This is why you have to do your chi sau while you are moving around , just standing in the one spot doing chi sau means you never experience what it feels like to have to pivot immediately after you have stepped forward or back or in some cases even between stepping either forward or back.

You are basically only learning to pivot when you aren't mobile.


----------



## Vajramusti (Aug 18, 2014)

Lots of quite different comments on pivoting- most quite different from what and as far as I can tell my experienced brothers, sisters and students do...
and what I think and understand that Ip Man did. If you watch feet carefully- his feet worked differently from YKS, Sum Nung and Sum Nung's son.

Both stability of stance  in slt and mobility in chum kiu are important in development.In adjustment  and application contextual variations will occur depending on the forces involved, the terrain etc.
In skilled  application and adjustments to walking, running, dealing with resistance, and ground terrain-there will be different transitions- made possible by good  structural development
training.

In my own thinking- turning one foot at a time( Leung shun, leung ting, ben der, Kenneth chung), stepping ad turning(Cheung), ball of your feet (K1-is a little behind the ball of the feet in a hollow)
would make me vulnerable to the rush of various kinds of grapplers. In the forms, I pivot on the central gravitational axis of my body- the coordinated turning of my knee, ankles and feet make this possible. My feet are comfortably flat on the ground. The whole foot including toe adjustment works in harmony with gravity. The heels are important corners of the triangle of a good stance.
If you stand on one foot- the ground path goes through the heel with the whole foot stabilizing the balance.The K1 point is an acupuncture point not a gravitational fixture.


----------



## Kung Fu Wang (Aug 18, 2014)

KPM said:


> Almost every athletic activity pushes the body forward from the balls of the feet.


Toes, ball of the foot, or K1 point are just the general area that toward the front part of your foot.

You have shown the same concern as geezer did. I had already responded to his concern. Here is another simple test.
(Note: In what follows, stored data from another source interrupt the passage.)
static int bn_apply_pool_impl(const float* x, const float* res, const float* mean, const float* invstd,
                              const float* gamma, const float* beta, float slope, float* y, float* y_pooled,
                              unsigned char* mask, int B, int C, int H, int W, hipStream_t stream, int segB) {
  if (!x || !mean || !invstd || !gamma || !beta || !y_pooled) return SIVAE_ERR_NULL;
  if (B <= 0 || C <= 0 || H <= 0 || W <= 0 || (H & 1) || (W & 3)) return SIVAE_ERR_SHAPE;
  if (!normalise_segments(B, segB)) return SIVAE_ERR_SHAPE;
  if (mask && (W & 7)) return SIVAE_ERR_SHAPE;
  const size_t n_quads = (size_t)B * C * (H >> 1) * (W >> 2);
  int nb = cdiv((long long)n_quads, 256 * 2);
  if (nb > 8192) nb = 8192;
  if (nb < 1) nb = 1;
  if (res)
    hipLaunchKernelGGL(bn_apply_pool_kernel<true>, dim3(nb), dim3(256), 0, stream, x, res, mean, invstd, gamma, beta,
                       slope, y, y_pooled, mask, C, H, W, n_quads, segB);
  else
    hipLaunchKernelGGL(bn_apply_pool_kernel<false>, dim3(nb), dim3(256), 0, stream, x, res, mean, invstd, gamma, beta,
                       slope, y, y_pooled, mask, C, H, W, n_quads, segB);
  return sivae_launch_status();
}

static int bn_apply_any(const float* x, const float* res, int res_up, const float* mean, const float* invstd,
                        const float* gamma, const float* beta, float slope, float* y, float* y_pooled,
                        unsigned char* mask, int B, int C, int H, int W, int segB, hipStream_t stream) {
  if (y_pooled) {
    if (res_up) return SIVAE_ERR_MODE;
    return bn_apply_pool_impl(x, res, mean, invstd, gamma, beta, slope, y, y_pooled, mask, B, C, H, W, stream, segB);
  }
  if (res_up) return bn_apply_resup_impl(x, res, mean, invstd, gamma, beta, slope, y, mask, B, C, H, W, stream, segB);
  return bn_apply_impl(x, res, mean, invstd, gamma, beta, slope, y, mask, B, C, H * W, stream, segB);
}

extern "C" int sivae_bn_apply_act_seg(const float* x, const float* res, int res_up, const float* mean,
                                      const float* invstd, const float* gamma, const float* beta, float slope,
                                      float* y, float* y_pooled, int B, int C, int H, int W, int seg_images,
                                      hipStream_t stream) {
  if (seg_images <= 0) return SIVAE_ERR_SHAPE;
  return bn_apply_any(x, res, res_up, mean, invstd, gamma, beta, slope, y, y_pooled, nullptr, B, C, H, W, seg_images,
                      stream);
}

extern "C" size_t sivae_bn_signmask_bytes(int B, int C, int HW) {
  if (B <= 0 || C <= 0 || HW <= 0) return 0;
  return ((size_t)B * C * HW + 7) / 8;
}

extern "C" int sivae_bn_apply_act_signmask_seg(const float* x, const float* res, int res_up, const float* mean,
                                               const float* invstd, const float* gamma, const float* beta, float slope,
                                               float* y, float* y_pooled, unsigned char* mask, int B, int C, int H,
                                               int W, int seg_images, hipStream_t stream) {
  if (seg_images <= 0) return SIVAE_ERR_SHAPE;
  if (!mask) return SIVAE_ERR_NULL;
  if (H <= 0 || W <= 0 || (H & 1) || (W & 7)) return SIVAE_ERR_SHAPE;
  return bn_apply_any(x, res, res_up, mean, invstd, gamma, beta, slope, y, y_pooled, mask, B, C, H, W, seg_images,
                      stream);
}

__device__ __forceinline__ float4 bn_load_dy4(const float* __restrict__ dy, size_t pl, int hw, int HW, int pool_w) {
  if (pool_w == 0) return *reinterpret_cast<const float4*>(dy + pl * HW + hw);
  const int h = hw / pool_w, w = hw - h * pool_w;
  const float2 d = *reinterpret_cast<const float2*>(dy + pl * (size_t)(HW >> 2) + (size_t)(h >> 1) * (pool_w >> 1) + (w >> 1));
  return make_float4(0.25f * d.x, 0.25f * d.x, 0.25f * d.y, 0.25f * d.y);
}

template <int ACT>
__global__ void __launch_bounds__(256) bn_bwd_partial_kernel(const float* __restrict__ dy, const float* __restrict__ y,
                                                             const float* __restrict__ x,
                                                             const float* __restrict__ mean,
                                                             const float* __restrict__ invstd,
                                                             const float* __restrict__ gamma,
                                                             const float* __restrict__ beta, float slope,
                                                             double* __restrict__ part, int C, int HW,
                                                             long long n_per_ch, long long slice_len, int S,
                                                             int pool_w, const unsigned char* __restrict__ mask,
                                                             int segB, unsigned* __restrict__ counters, int nseg,
                                                             double count, float* __restrict__ dgamma,
                                                             float* __restrict__ dbeta, float* __restrict__ coef) {
  __shared__ double red[4];
  __shared__ int is_last;
  const int vc = blockIdx.x, s = blockIdx.y;
  const int c = vc % C;
  const long long b0 = (long long)(vc / C) * segB;
  const long long n0 = (long long)s * slice_len;
  long long n1 = n0 + slice_len;
  if (n1 > n_per_ch) n1 = n_per_ch;
  const float m = mean[vc], is = invstd[vc];
  const float gsc = ACT == 2 ? is * gamma[c] : 0.f, bt = ACT == 2 ? beta[c] : 0.f;
  double s1 = 0.0, s2 = 0.0;
  if ((HW & 3) == 0) {
    for (long long n = n0 + (long long)threadIdx.x * 4; n < n1; n += 1024) {
      const long long bl = n / HW, b = bl + b0;
      const size_t o = ((size_t)b * C + c) * HW + (size_t)(n - bl * HW);
      const float4 g = bn_load_dy4(dy, (size_t)b * C + c, (int)(n - bl * HW), HW, pool_w);
      const float4 xv = *reinterpret_cast<const float4*>(x + o);
      float gz[4] = {g.x, g.y, g.z, g.w};
      if (ACT == 1) {
        const float4 yv = *reinterpret_cast<const float4*>(y + o);
        gz[0] = yv.x > 0.f ? gz[0] : gz[0] * slope;
        gz[1] = yv.y > 0.f ? gz[1] : gz[1] * slope;
        gz[2] = yv.z > 0.f ? gz[2] : gz[2] * slope;
        gz[3] = yv.w > 0.f ? gz[3] : gz[3] * slope;
      } else if (ACT == 2) {
        gz[0] = ((xv.x - m) * gsc + bt) > 0.f ? gz[0] : gz[0] * slope;
        gz[1] = ((xv.y - m) * gsc + bt) > 0.f ? gz[1] : gz[1] * slope;
        gz[2] = ((xv.z - m) * gsc + bt) > 0.f ? gz[2] : gz[2] * slope;
        gz[3] = ((xv.w - m) * gsc + bt) > 0.f ? gz[3] : gz[3] * slope;
      } else if (ACT == 3) {
        apply_nibble(gz, load_nibble(mask, o >> 2), slope);
      }
      const float xh[4] = {(xv.x - m) * is, (xv.y - m) * is, (xv.z - m) * is, (xv.w - m) * is};
#pragma unroll
      for (int k = 0; k < 4; ++k) {
        s1 += (double)gz[k];
        s2 += (double)gz[k] * (double)xh[k];
      }
    }
  } else {
    for (long long n = n0 + threadIdx.x; n < n1; n += 256) {
      const long long bl = n / HW, b = bl + b0;
      const size_t o = ((size_t)b * C + c) * HW + (size_t)(n - bl * HW);
      float g = dy[o];
      if (ACT == 1) g = y[o] > 0.f ? g : g * slope;
      if (ACT == 2) g = ((x[o] - m) * gsc + bt) > 0.f ? g : g * slope;
      s1 += (double)g;
      s2 += (double)g * (double)((x[o] - m) * is);
    }
  }
  s1 = block_sum<256>(s1, red);
  s2 = block_sum<256>(s2, red);
  if (threadIdx.x == 0) {
    part[((size_t)vc * S + s) * 2 + 0] = s1;
    part[((size_t)vc * S + s) * 2 + 1] = s2;
  }
  if (counters == nullptr) return;
  if (threadIdx.x == 0) {
    __threadfence();
    const unsigned done = atomicAdd(&counters[c], 1u);
    is_last = done == (unsigned)(nseg * S) - 1u;
  }
  __syncthreads();
  if (is_last && threadIdx.x == 0) {
    __threadfence();
    double t1 = 0.0, t2 = 0.0;
    for (int g = 0; g < nseg; ++g) {
      const int v = g * C + c;
      double a1 = 0.0, a2 = 0.0;
      for (int k = 0; k < S; ++k) {
        a1 += __hip_atomic_load(&part[((size_t)v * S + k) * 2 + 0], __ATOMIC_RELAXED, __HIP_MEMORY_SCOPE_AGENT);
        a2 += __hip_atomic_load(&part[((size_t)v * S + k) * 2 + 1], __ATOMIC_RELAXED, __HIP_MEMORY_SCOPE_AGENT);
      }
      coef[v * 2 + 0] = (float)(a1 / count);
      coef[v * 2 + 1] = (float)(a2 / count);
      t1 += a1;
      t2 += a2;
    }
    if (dbeta) dbeta[c] = (float)t1;
    if (dgamma) dgamma[c] = (float)t2;
    counters[c] = 0u;
  }
}

__global__ void __launch_bounds__(64) bn_bwd_finalize_kernel(const double* __restrict__ part, int S, int C,
                                                             double count, float* __restrict__ dgamma,
                                                             float* __restrict__ dbeta, float* __restrict__ coef,
                                                             int nseg) {
  const int c = blockIdx.x * 64 + threadIdx.x;
  if (c >= C) return;
  double t1 = 0.0, t2 = 0.0;
  for (int g = 0; g < nseg; ++g) {
    const int vc = g * C + c;
    double s1 = 0.0, s2 = 0.0;
    for (int s = 0; s < S; ++s) {
      s1 += part[((size_t)vc * S + s) * 2 + 0];
      s2 += part[((size_t)vc * S + s) * 2 + 1];
    }
    coef[vc * 2 + 0] = (float)(s1 / count);
    coef[vc * 2 + 1] = (float)(s2 / count);
    t1 += s1;
    t2 += s2;
  }
  if (dbeta) dbeta[c] = (float)t1;
  if (dgamma) dgamma[c] = (float)t2;
}

template <int ACT, bool HAS_DZ, bool VEC>
__global__ void __launch_bounds__(256) bn_bwd_dx_kernel(const float* __restrict__ dy, const float* __restrict__ y,
                                                        const float* __restrict__ x, const float* __restrict__ mean,
                                                        const float* __restrict__ invstd,
                                                        const float* __restrict__ gamma,
                                                        const float* __restrict__ beta,
                                                        const float* __restrict__ coef, float slope,
                                                        float* __restrict__ dx, float* __restrict__ dz_out, int C,
                                                        int HW, size_t numel, int pool_w,
                                                        const unsigned char* __restrict__ mask, int segB) {
  const size_t stride = (size_t)gridDim.x * 256;
  if (VEC) {
    const size_t n4 = numel >> 2;
    for (size_t i = (size_t)blockIdx.x * 256 + threadIdx.x; i < n4; i += stride) {
      const size_t e = i << 2;
      const unsigned pl = (unsigned)(e / HW);
      const int c = (int)(pl % (unsigned)C);
      const int sc = segB > 0 ? c + (int)((pl / (unsigned)C) / (unsigned)segB) * C : c;
      const float m = mean[sc], is = invstd[sc], gs = gamma[c] * is, c1 = coef[sc * 2], c2 = coef[sc * 2 + 1];
      const float4 g = bn_load_dy4(dy, e / HW, (int)(e % HW), HW, pool_w);
      const float4 xv = reinterpret_cast<const float4*>(x)[i];
      float gz[4] = {g.x, g.y, g.z, g.w};
      if (ACT == 1) {
        const float4 yv = reinterpret_cast<const float4*>(y)[i];
        gz[0] = yv.x > 0.f ? gz[0] : gz[0] * slope;
        gz[1] = yv.y > 0.f ? gz[1] : gz[1] * slope;
        gz[2] = yv.z > 0.f ? gz[2] : gz[2] * slope;
        gz[3] = yv.w > 0.f ? gz[3] : gz[3] * slope;
      } else if (ACT == 2) {
        const float bt = beta[c];
        gz[0] = ((xv.x - m) * gs + bt) > 0.f ? gz[0] : gz[0] * slope;
        gz[1] = ((xv.y - m) * gs + bt) > 0.f ? gz[1] : gz[1] * slope;
        gz[2] = ((xv.z - m) * gs + bt) > 0.f ? gz[2] : gz[2] * slope;
        gz[3] = ((xv.w - m) * gs + bt) > 0.f ? gz[3] : gz[3] * slope;
      } else if (ACT == 3) {
        apply_nibble(gz, load_nibble(mask, i), slope);
      }
      float4 o;
      o.x = gs * (gz[0] - c1 - (xv.x - m) * is * c2);
      o.y = gs * (gz[1] - c1 - (xv.y - m) * is * c2);
      o.z = gs * (gz[2] - c1 - (xv.z - m) * is * c2);
      o.w = gs * (gz[3] - c1 - (xv.w - m) * is * c2);
      reinterpret_cast<float4*>(dx)[i] = o;
      if (HAS_DZ) reinterpret_cast<float4*>(dz_out)[i] = make_float4(gz[0], gz[1], gz[2], gz[3]);
    }
  } else {
    for (size_t e = (size_t)blockIdx.x * 256 + threadIdx.x; e < numel; e += stride) {
      const unsigned pl = (unsigned)(e / HW);
      const int c = (int)(pl % (unsigned)C);
      const int sc = segB > 0 ? c + (int)((pl / (unsigned)C) / (unsigned)segB) * C : c;
      const float m = mean[sc], is = invstd[sc];
      float g = dy[e];
      if (ACT == 1) g = y[e] > 0.f ? g : g * slope;
      if (ACT == 2) g = ((x[e] - m) * (is * gamma[c]) + beta[c]) > 0.f ? g : g * slope;
      dx[e] = gamma[c] * is * (g - coef[sc * 2] - (x[e] - m) * is * coef[sc * 2 + 1]);
      if (HAS_DZ) dz_out[e] = g;
    }
  }
}

template <bool MASK>
__global__ void __launch_bounds__(256) bn_bwd_dx_dzsum_kernel(const float* __restrict__ dy, const float* __restrict__ y,
                                                              const float* __restrict__ x,
                                                              const float* __restrict__ mean,
                                                              const float* __restrict__ invstd,
                                                              const float* __restrict__ gamma,
                                                              const float* __restrict__ coef, float slope,
                                                              float* __restrict__ dx, float* __restrict__ dz_half, int C,
                                                              int H, int W, size_t n_quads,
                                                              const unsigned char* __restrict__ mask, int segB) {
  const size_t stride = (size_t)gridDim.x * 256;
  const int W4 = W >> 2, H2 = H >> 1;
  for (size_t i = (size_t)blockIdx.x * 256 + threadIdx.x; i < n_quads; i += stride) {
    const int w4 = (int)(i % W4);
    size_t t = i / W4;
    const int h2 = (int)(t % H2);
    t /= H2;
    const int c = (int)(t % C);
    const int sc = segB > 0 ? c + (int)(((unsigned)t / (unsigned)C) / (unsigned)segB) * C : c;
    const float m = mean[sc], is = invstd[sc], gs = gamma[c] * is, c1 = coef[sc * 2], c2 = coef[sc * 2 + 1];
    const size_t o0 = (t * H + 2 * h2) * (size_t)W + 4 * w4;
    float gsum[2] = {0.f, 0.f};
    float row0[2] = {0.f, 0.f};
#pragma unroll
    for (int rr = 0; rr < 2; ++rr) {
      const size_t o = o0 + (size_t)rr * W;
      const float4 g = *reinterpret_cast<const float4*>(dy + o);
      const float4 xv = *reinterpret_cast<const float4*>(x + o);
      float gzv[4] = {g.x, g.y, g.z, g.w};
      if (MASK) {
        apply_nibble(gzv, load_nibble(mask, o >> 2), slope);
      } else {
        const float4 yv = *reinterpret_cast<const float4*>(y + o);
        gzv[0] = yv.x > 0.f ? g.x : g.x * slope; gzv[1] = yv.y > 0.f ? g.y : g.y * slope;
        gzv[2] = yv.z > 0.f ? g.z : g.z * slope; gzv[3] = yv.w > 0.f ? g.w : g.w * slope;
      }
      const float gz0 = gzv[0], gz1 = gzv[1], gz2 = gzv[2], gz3 = gzv[3];
      float4 d;
      d.x = gs * (gz0 - c1 - (xv.x - m) * is * c2);
      d.y = gs * (gz1 - c1 - (xv.y - m) * is * c2);
      d.z = gs * (gz2 - c1 - (xv.z - m) * is * c2);
      d.w = gs * (gz3 - c1 - (xv.w - m) * is * c2);
      *reinterpret_cast<float4*>(dx + o) = d;
      if (rr == 0) {
        row0[0] = gz0 + gz1;
        row0[1] = gz2 + gz3;
      } else {
        gsum[0] = row0[0] + (gz0 + gz1);
        gsum[1] = row0[1] + (gz2 + gz3);
      }
    }
    *reinterpret_cast<float2*>(dz_half + (t * H2 + h2) * (size_t)(W >> 1) + 2 * w4) = make_float2(gsum[0], gsum[1]);
  }
}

- Facing north with both feet parallel.
- Try to execute a right punch to your left (to the west).

Let's temporary ignore your left foot pivoting for right now, if your right foot pivots on your: 

1. heel, since your base is getting smaller (rectangular - triangle), you may feel the need to step in your left foot to your left. This will help your to generate body momentum to your left.
2. toes (or K1 point, or ball of the foot), since you base is getting larger (rectangular + triangle), that make your body to shift back to your right. This will "not" help your to generate body momentum to your left.

After you have "pivoted" on your heel, you can still "spring" on your toes. There is no conflict there. To pivot on your heel will give you that "extra heel spring" besides the "toes spring" after you have completed your body turning.


----------



## Vajramusti (Aug 18, 2014)

The K1 point is an acupuncture point. There are acupuncture points all over the body including the feet.
Much of the needling is when you are lying down.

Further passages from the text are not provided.